Exercise directions
Find every line in the data that contains the word "TraceIO". Return each of those lines.
*** Opening of Material supplied ***
# wahn/rs_pbrt

Hardware: NVIDIA H100
Metric: Mrays/s (higher is better)
Workload: dtype f32

## Files before the change

rs_pbrt_b200/csrc/pb_kernels.cuh:

```cuda
#pragma once
#include "pb_bsdf.cuh"
#include "pb_interaction.cuh"
#include "pb_sobol.cuh"
#include "pb_texture.cuh"
#include "pb_material.cuh"

namespace pb {

#define PB_TRACE_THREADS 128
#define PB_TRACE_SMEM_BYTES 49152
#define PB_SHADE_THREADS 128
#define PB_SMEM_SOBOL_BYTES 49152

#ifdef PB_HOST_EMU
PB_D void mbar_init(uint64_t*, uint32_t) {}
PB_D void mbar_fence_init() {}
PB_D void mbar_expect_tx(uint64_t*, uint32_t) {}
PB_D void tma_bulk_g2s(void* dst_smem, const void* src_gmem, uint32_t bytes, uint64_t*) { memcpy(dst_smem, src_gmem, bytes); }
PB_D void mbar_wait(uint64_t*, uint32_t) { __syncthreads(); }
#define PB_DYNAMIC_SMEM(name) unsigned char* name = emu::g_dyn_smem
#else
#define PB_DYNAMIC_SMEM(name) extern __shared__ __align__(16) unsigned char name[]
PB_D void mbar_fence_init() { asm volatile("fence.mbarrier_init.release.cluster;" ::: "memory"); }
PB_D uint32_t smem_u32(const void* p) { return (uint32_t)__cvta_generic_to_shared(p); }
// ... 288 lines not shown
            const float* p0 = vp + 3 * (size_t)(m.vbase + v0);
            const float* p1 = vp + 3 * (size_t)(m.vbase + v1);
            const float* p2 = vp + 3 * (size_t)(m.vbase + v2);
            tv[3 * (size_t)i] = make_float4(p0[0], p0[1], p0[2], p1[0]);
            tv[3 * (size_t)i + 1] = make_float4(p1[1], p1[2], p2[0], p2[1]);
            tv[3 * (size_t)i + 2] = make_float4(p2[2], __uint_as_float(material), __uint_as_float((uint32_t)area_light), __uint_as_float(m.flags));
            tidx[i] = make_uint4(m.vbase + v0, m.vbase + v1, m.vbase + v2, mesh);
        }
    }
    if (err) atomicMax(status, err);
}

__global__ void __launch_bounds__(256) k_wide_build(const float4* __restrict__ nodes, uint32_t n_nodes, float4* __restrict__ wide) {
    const uint32_t i = blockIdx.x * blockDim.x + threadIdx.x;
    if (i >= n_nodes) return;
    const float4 m1 = nodes[2 * (size_t)i + 1];
    const uint32_t meta = __float_as_uint(m1.w);
    if (meta & 0xffffu) return;
    const uint32_t c[2] = {i + 1u, __float_as_uint(m1.z)};
    float4 a[2], b[2];
    uint32_t ref[2];
    for (int k = 0; k < 2; ++k) {
        a[k] = nodes[2 * (size_t)c[k]];
        b[k] = nodes[2 * (size_t)c[k] + 1];
        const uint32_t cm = __float_as_uint(b[k].w), np = cm & 0xffffu;
        ref[k] = np ? (__float_as_uint(b[k].z) | (np << PB_WIDE_LEAF_SHIFT)) : c[k];
    }
    float4* o = wide + 4 * (size_t)i;
    o[0] = make_float4(a[0].x, a[0].y, a[0].z, a[0].w);
    o[1] = make_float4(b[0].x, b[0].y, a[1].x, a[1].y);
    o[2] = make_float4(a[1].z, a[1].w, b[1].x, b[1].y);
    o[3] = make_float4(__uint_as_float(ref[0]), __uint_as_float(ref[1]), __uint_as_float((meta >> 16) & 3u), 0.0f);
}
#ifndef PB_WIDE_MIN_BLOCKS
#define PB_WIDE_MIN_BLOCKS 0
#endif
#ifndef PB_WIDE_INST_MIN_BLOCKS
#define PB_WIDE_INST_MIN_BLOCKS 8
#endif
#if PB_WIDE_MIN_BLOCKS > 0
#define PB_WIDE_BOUNDS __launch_bounds__(PB_TRACE_THREADS, PB_WIDE_MIN_BLOCKS)
#else
#define PB_WIDE_BOUNDS __launch_bounds__(PB_TRACE_THREADS)
#endif
__global__ void PB_WIDE_BOUNDS k_trace_wide_plain(DScene sc, TraceIO io, const uint32_t* __restrict__ d_nrays, uint32_t* __restrict__ cursor, DCounters* cnt, int walk_steps) {
    trace_rays_wide<false>(sc, sc.wide, sc.tri_verts, io, *d_nrays, cursor, cnt, walk_steps);
}
__global__ void __launch_bounds__(PB_TRACE_THREADS, PB_WIDE_INST_MIN_BLOCKS) k_trace_wide_inst(DScene sc, TraceIO io, const uint32_t* __restrict__ d_nrays, uint32_t* __restrict__ cursor,
                                                                                             DCounters* cnt, int walk_steps) {
    trace_rays_wide<true>(sc, sc.wide, sc.tri_verts, io, *d_nrays, cursor, cnt, walk_steps);
}

__global__ void PB_WIDE_BOUNDS k_trace_wide_spec(DScene sc, TraceIO io, const uint32_t* __restrict__ d_nrays,
                                                                                        uint32_t* __restrict__ cursor, DCounters* cnt, int walk_steps) {
    trace_rays_wide_spec(sc, sc.wide, sc.tri_verts, io, *d_nrays, cursor, cnt, walk_steps);
}

__global__ void __launch_bounds__(256) k_rayprep(const float4* __restrict__ rays, const uint32_t* __restrict__ d_nrays, float4* __restrict__ pre) {
    const uint32_t n = *d_nrays;
    for (uint32_t i = blockIdx.x * blockDim.x + threadIdx.x; i < n; i += gridDim.x * blockDim.x) {
        const float4 a = rays[2 * (size_t)i], b = rays[2 * (size_t)i + 1];
        const RayPre r = make_ray(mk3(a.x, a.y, a.z), mk3(b.x, b.y, b.z));
        float4 p0, p1;
        pack_ray(r, p0, p1);
        pre[2 * (size_t)i] = p0;
        pre[2 * (size_t)i + 1] = p1;
    }
}

__global__ void __launch_bounds__(256) k_sort(DScene sc, DPaths ps, DLightGrid grid, uint32_t spatial, uint32_t instancing, const uint32_t* __restrict__ queue,
                                             const uint32_t* __restrict__ d_count, uint32_t* __restrict__ cls_queue, uint32_t cls_stride,
                                             uint32_t* __restrict__ cls_count, uint32_t* __restrict__ reset_count_out, uint32_t* __restrict__ reset_nrays) {
    if (blockIdx.x == 0 && threadIdx.x == 0) { *reset_count_out = 0u; *reset_nrays = 0u; }
    const uint32_t count = *d_count;
    const uint32_t lane = threadIdx.x & 31;
    const uint32_t total = (count + 31u) & ~31u;
    for (uint32_t qi = blockIdx.x * blockDim.x + threadIdx.x; qi < total; qi += gridDim.x * blockDim.x) {
        uint32_t cls = 0xffffffffu, slot = 0;
        if (qi < count) {
// ... 754 lines not shown
```

rs_pbrt_b200/csrc/pb_scene.cuh:

```cuda
#pragma once
#include "pb_math.cuh"

namespace pb {

enum LobeKind { LOBE_SPEC_REFL = 0, LOBE_SPEC_TRANS, LOBE_FRESNEL_SPEC, LOBE_LAMBERT, LOBE_OREN_NAYAR, LOBE_MF_REFL, LOBE_MF_TRANS, LOBE_FRESNEL_BLEND,
                LOBE_LAMBERT_TRANS  };
enum { BSDF_REFLECTION = 1, BSDF_TRANSMISSION = 2, BSDF_DIFFUSE = 4, BSDF_GLOSSY = 8, BSDF_SPECULAR = 16, BSDF_ALL = 31 };
enum FresnelKind { FRESNEL_NOOP = 0, FRESNEL_CONDUCTOR, FRESNEL_DIELECTRIC };
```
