# ... 156 lines not shown
                                                   k, k, stride, pad, 0, hipabi.ptr(bn_next['raw']), hipabi.ptr(None if from_raw else bn_next['out']),
                                                   hipabi.ptr(ssn[0] if from_raw else None), hipabi.ptr(ssn[1] if from_raw else None),
                                                   hipabi.ptr(ssn[2]), hipabi.ptr(ssn[3]), hipabi.ptr(part), hipabi.stream_ptr()),
                         'straps_conv_dgrad_x3_bn')
            bn_next['bwd_partials'] = (part, nblk, dx)
            return dx
        if addend_bits is not None:
            hipabi.check(L.straps_conv_dgrad_x3_bits(hipabi.ptr(g3), gps, hipabi.ptr(w3), wps, hipabi.ptr(addend), hipabi.ptr(dx), B, H, W, Cin, Cout,
                                                     k, k, stride, pad, 0, hipabi.ptr(addend_bits), hipabi.stream_ptr()), 'straps_conv_dgrad_x3_bits')
            return dx
        hipabi.check(L.straps_conv_dgrad_x3(hipabi.ptr(g3), gps, hipabi.ptr(w3), wps, hipabi.ptr(addend), hipabi.ptr(dx), B, H, W, Cin, Cout,
                                            k, k, stride, pad, 0, hipabi.stream_ptr()), 'straps_conv_dgrad_x3')
        return dx
    if addend_bits is not None:
        raise RuntimeError('ReLU bits exist only on the bf16x3 route')
    hipabi.check(L.straps_conv_dgrad(hipabi.ptr(draw), hipabi.ptr(_packed_dgrad_weight(net, conv)), hipabi.ptr(addend), hipabi.ptr(dx), B, H, W,
                                     Cin, Cout, k, k, stride, pad, 0, hipabi.stream_ptr()), 'straps_conv_dgrad')
    return dx
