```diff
+                    t5_gt_byte<0>(pm, wl, hl); t5_gt_byte<1>(pm, hb[0], hm[0]); t5_gt_byte<2>(pm, hb[1], hm[1]); t5_gt_byte<3>(pm, hb[2], hm[2]);
+                    t5_gt_byte<0>(p1, y1[0], x1[0]); t5_gt_byte<1>(p1, y1[1], x1[1]); t5_gt_byte<2>(p1, y1[2], x1[2]); t5_gt_byte<3>(p1, y1[3], x1[3]);
+                    t5_gt_byte<0>(p2, y2[0], x2[0]); t5_gt_byte<1>(p2, y2[1], x2[1]); t5_gt_byte<2>(p2, y2[2], x2[2]); t5_gt_byte<3>(p2, y2[3], x2[3]);
+                    hl = wl > hl ? wl : hl;
+#pragma unroll
+                    for (int k = 0; k < 4; k++) {
+                        hm[k] = hb[k] > hm[k] ? hb[k] : hm[k];
+                        x1[k] = y1[k] > x1[k] ? y1[k] : x1[k];
+                        x2[k] = y2[k] > x2[k] ? y2[k] : x2[k];
+                    }
+                    t5_diff_byte<0>(ga, hm[0], x1[0]); t5_diff_byte<1>(ga, hm[0], x2[0]); t5_diff_byte<2>(ga, hm[1], x1[1]); t5_diff_byte<3>(ga, hm[1], x2[1]);
+                    t5_diff_byte<0>(gbb, hm[2], x1[2]); t5_diff_byte<1>(gbb, hm[2], x2[2]); t5_diff_byte<2>(gbb, hm[3], x1[3]); t5_diff_byte<3>(gbb, hm[3], x2[3]);
+                    *(int4 *)(Hs + (j0 & win_mask)) = make_int4(hm[0], hm[1], hm[2], hm[3]);
+                    *(uint2 *)(Gs + (j0 & win_mask)) = make_uint2((uint32_t)ga, (uint32_t)gbb);
+                    if (c == 0) Hs[(bal - 1) & win_mask] = hl;
+                    *(uint32_t *)(drow + (uint64_t)W + c) = (uint32_t)pm;
+                    *(uint32_t *)(drow + 2ull * W + c) = (uint32_t)p1;
+                    *(uint32_t *)(drow + 3ull * W + c) = (uint32_t)p2;
+                } else if (j0 <= end && np == 1) {
+                    const int bp = __builtin_amdgcn_readfirstlane(vbpa), ep = __builtin_amdgcn_readfirstlane(vepa);
+                    const uint64_t vq_off = t5_uniform64(vvoa);
                     const uint8_t *Vq = pool + vq_off;
                     const bool vq_ok = !chunked || vq_off != 0;
                     const int balq = bp & ~3;
```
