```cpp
extern "C" int sf_icp_step_begin(sf_icp *icp, int mode, int first)
{
    SF_TRY(check_ready(icp, mode));
    SF_CHECK(mode != SF_ICP_REF_CPP, SF_ERR_INVALID, "stepping supports O3D_P2P and P2PLANE");
    SF_CHECK(first >= 0 && first <= 2, SF_ERR_INVALID, "first must be 0, 1 or 2");
    SF_CHECK(!icp->cov_on, SF_ERR_STATE, COV_DECLINE_MSG);
    SF_CHECK(first != 2 || icp->shard, SF_ERR_STATE, "resume (first = 2) is a sharded-path operation");
    Lane &ln = icp->cur(); SrcSet &ss = icp->src();
    SF_HIP(hipSetDevice(icp->ctx->device));
    icp->last_mode = mode;
    icp->last_fused = false;
    icp->nbr_active = false;
    icp->map->served = true;
    if (first) SF_TRY(step_adopt_source(icp));
    if (first == 1) lane_describe(icp, mode, false);
    if (first) icp->df_planned = defer_planned(icp, mode);
    if (first) SF_TRY(order_lut_prepare(icp));
    if (first == 1) SF_TRY(launch_state_init(icp));
    if (icp->shard) {
        if (first) SF_TRY(shard_build(icp, first == 2));
    } else if (first) {
        SF_TRY(order_queries(icp, mode));
        SF_TRY(reuse_reset(icp, ss.n * ss.batch));
    }
    if (first) SF_TRY(freeze_start_pass(icp, mode));
    double *x = reinterpret_cast<double *>(sf_icp_exchange_ptr(icp, nullptr));
    hipStream_t s = icp->ctx->stream;
    const bool q1 = mode == SF_ICP_P2PLANE && ss.qpl > 1 && icp->fz_step < VERIFY_FROM_SEARCH;
    const int nb = icp->shard ? (q1 ? icp->own_nblocks * ss.qpl : icp->own_nblocks) : (q1 ? ss.nblocks : ss.nblocks_nn);
    const int qpl_now = q1 ? 1 : ss.qpl;
    const uint32_t *off = icp->shard ? icp->own_off.as<uint32_t>() : nullptr;
    if (mode == SF_ICP_O3D_P2P) {
        launch_nn_red<1>(icp, icp->shard);
        ProfScope ps(icp, SF_PROF_REDUCE);
        hipLaunchKernelGGL(k_reduce_only<1>, dim3(ss.batch), dim3(SBLK), 0, s, ln.state.as<IcpState>(), ln.partials.as<double>(), nb, x, off, ss.qpl, freeze_bufs(icp, false));
    } else {
        const bool df = !q1 && defer_now(icp, mode, icp->fz_step);
        if (freeze_nn_now(icp, mode)) launch_nn_red_fz(icp, icp->shard, icp->fz_step > icp->fz_from);
        else if (df) launch_nn_red_df(icp);
        else launch_nn_red<2>(icp, icp->shard, q1);
        ProfScope ps(icp, SF_PROF_REDUCE);
        hipLaunchKernelGGL(k_reduce_only<2>, dim3(ss.batch), dim3(SBLK), 0, s, ln.state.as<IcpState>(), ln.partials.as<double>(), nb, x, off, qpl_now,
                           freeze_bufs(icp, freeze_nn_now(icp, mode), df));
    }
    SF_HIP(hipGetLastError());
    return SF_OK;
}

extern "C" int sf_icp_step_end(sf_icp *icp, int mode, int last)
{
    SF_TRY(check_ready(icp, mode));
    Lane &ln = icp->cur(); SrcSet &ss = icp->src();
    (void)last;
    const double *x = reinterpret_cast<const double *>(sf_icp_exchange_ptr(icp, nullptr));
    hipStream_t s = icp->ctx->stream;
    const int K = icp->prm.num_iters;
    ProfScope ps(icp, SF_PROF_SOLVE);
    if (mode == SF_ICP_O3D_P2P)
        hipLaunchKernelGGL(k_solve_only<1>, dim3(nblk(ss.batch, 64)), dim3(64), 0, s, ln.state.as<IcpState>(), x, (int)ss.n, K, ss.batch, ss.d_boxes.as<ScanBox>(),
                           icp->shard ? icp->own_margin : 0.0f, (FreezeState *)nullptr, icp->fz_prm, 0);
// ... 280 lines not shown
```

Before: 21530.

## Extend deferred-search lookup to earlier launches when neighbour cache is active

Generalises the deferred nearest-neighbour path so it can start at the neighbour-research launch, before the last launch ahead of freeze, when neighbour caching is on. The aim is to skip full searches for more queries in earlier ICP iterations. Per-launch capped-wave counters are added, and the host reads them back to raise the first eligible launch when too many waves overflow the defer cap. This costs an extra device-to-host copy per fetch and a more complex launch schedule. It also threads neighbour state into the step API and adds a stats query.

```diff
diff --git a/include/slamfusion.h b/include/slamfusion.h
--- a/include/slamfusion.h
+++ b/include/slamfusion.h
@@ -196,6 +196,7 @@
 int sf_icp_freeze_stats(sf_icp *icp, int64_t out[5]);
 int sf_icp_set_defer_search(sf_icp *icp, int on);
 int sf_icp_defer_stats(sf_icp *icp, int64_t out[2]);
+int sf_icp_lookup_launch_stats(sf_icp *icp, int64_t out[4]);
 int sf_icp_set_neighbour_research(sf_icp *icp, int from_launch);
 int sf_icp_neighbour_stats(sf_icp *icp, int64_t out[3]);
 int sf_icp_neighbour_gap_stats(sf_icp *icp, int64_t out[4]);
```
*** Close of Material supplied ***
Solution for this task
__global__ void PB_WIDE_BOUNDS k_trace_wide_plain(DScene sc, TraceIO io, const uint32_t* __restrict__ d_nrays, uint32_t* __restrict__ cursor, DCounters* cnt, int walk_steps) {
__global__ void __launch_bounds__(PB_TRACE_THREADS, PB_WIDE_INST_MIN_BLOCKS) k_trace_wide_inst(DScene sc, TraceIO io, const uint32_t* __restrict__ d_nrays, uint32_t* __restrict__ cursor,
__global__ void PB_WIDE_BOUNDS k_trace_wide_spec(DScene sc, TraceIO io, const uint32_t* __restrict__ d_nrays,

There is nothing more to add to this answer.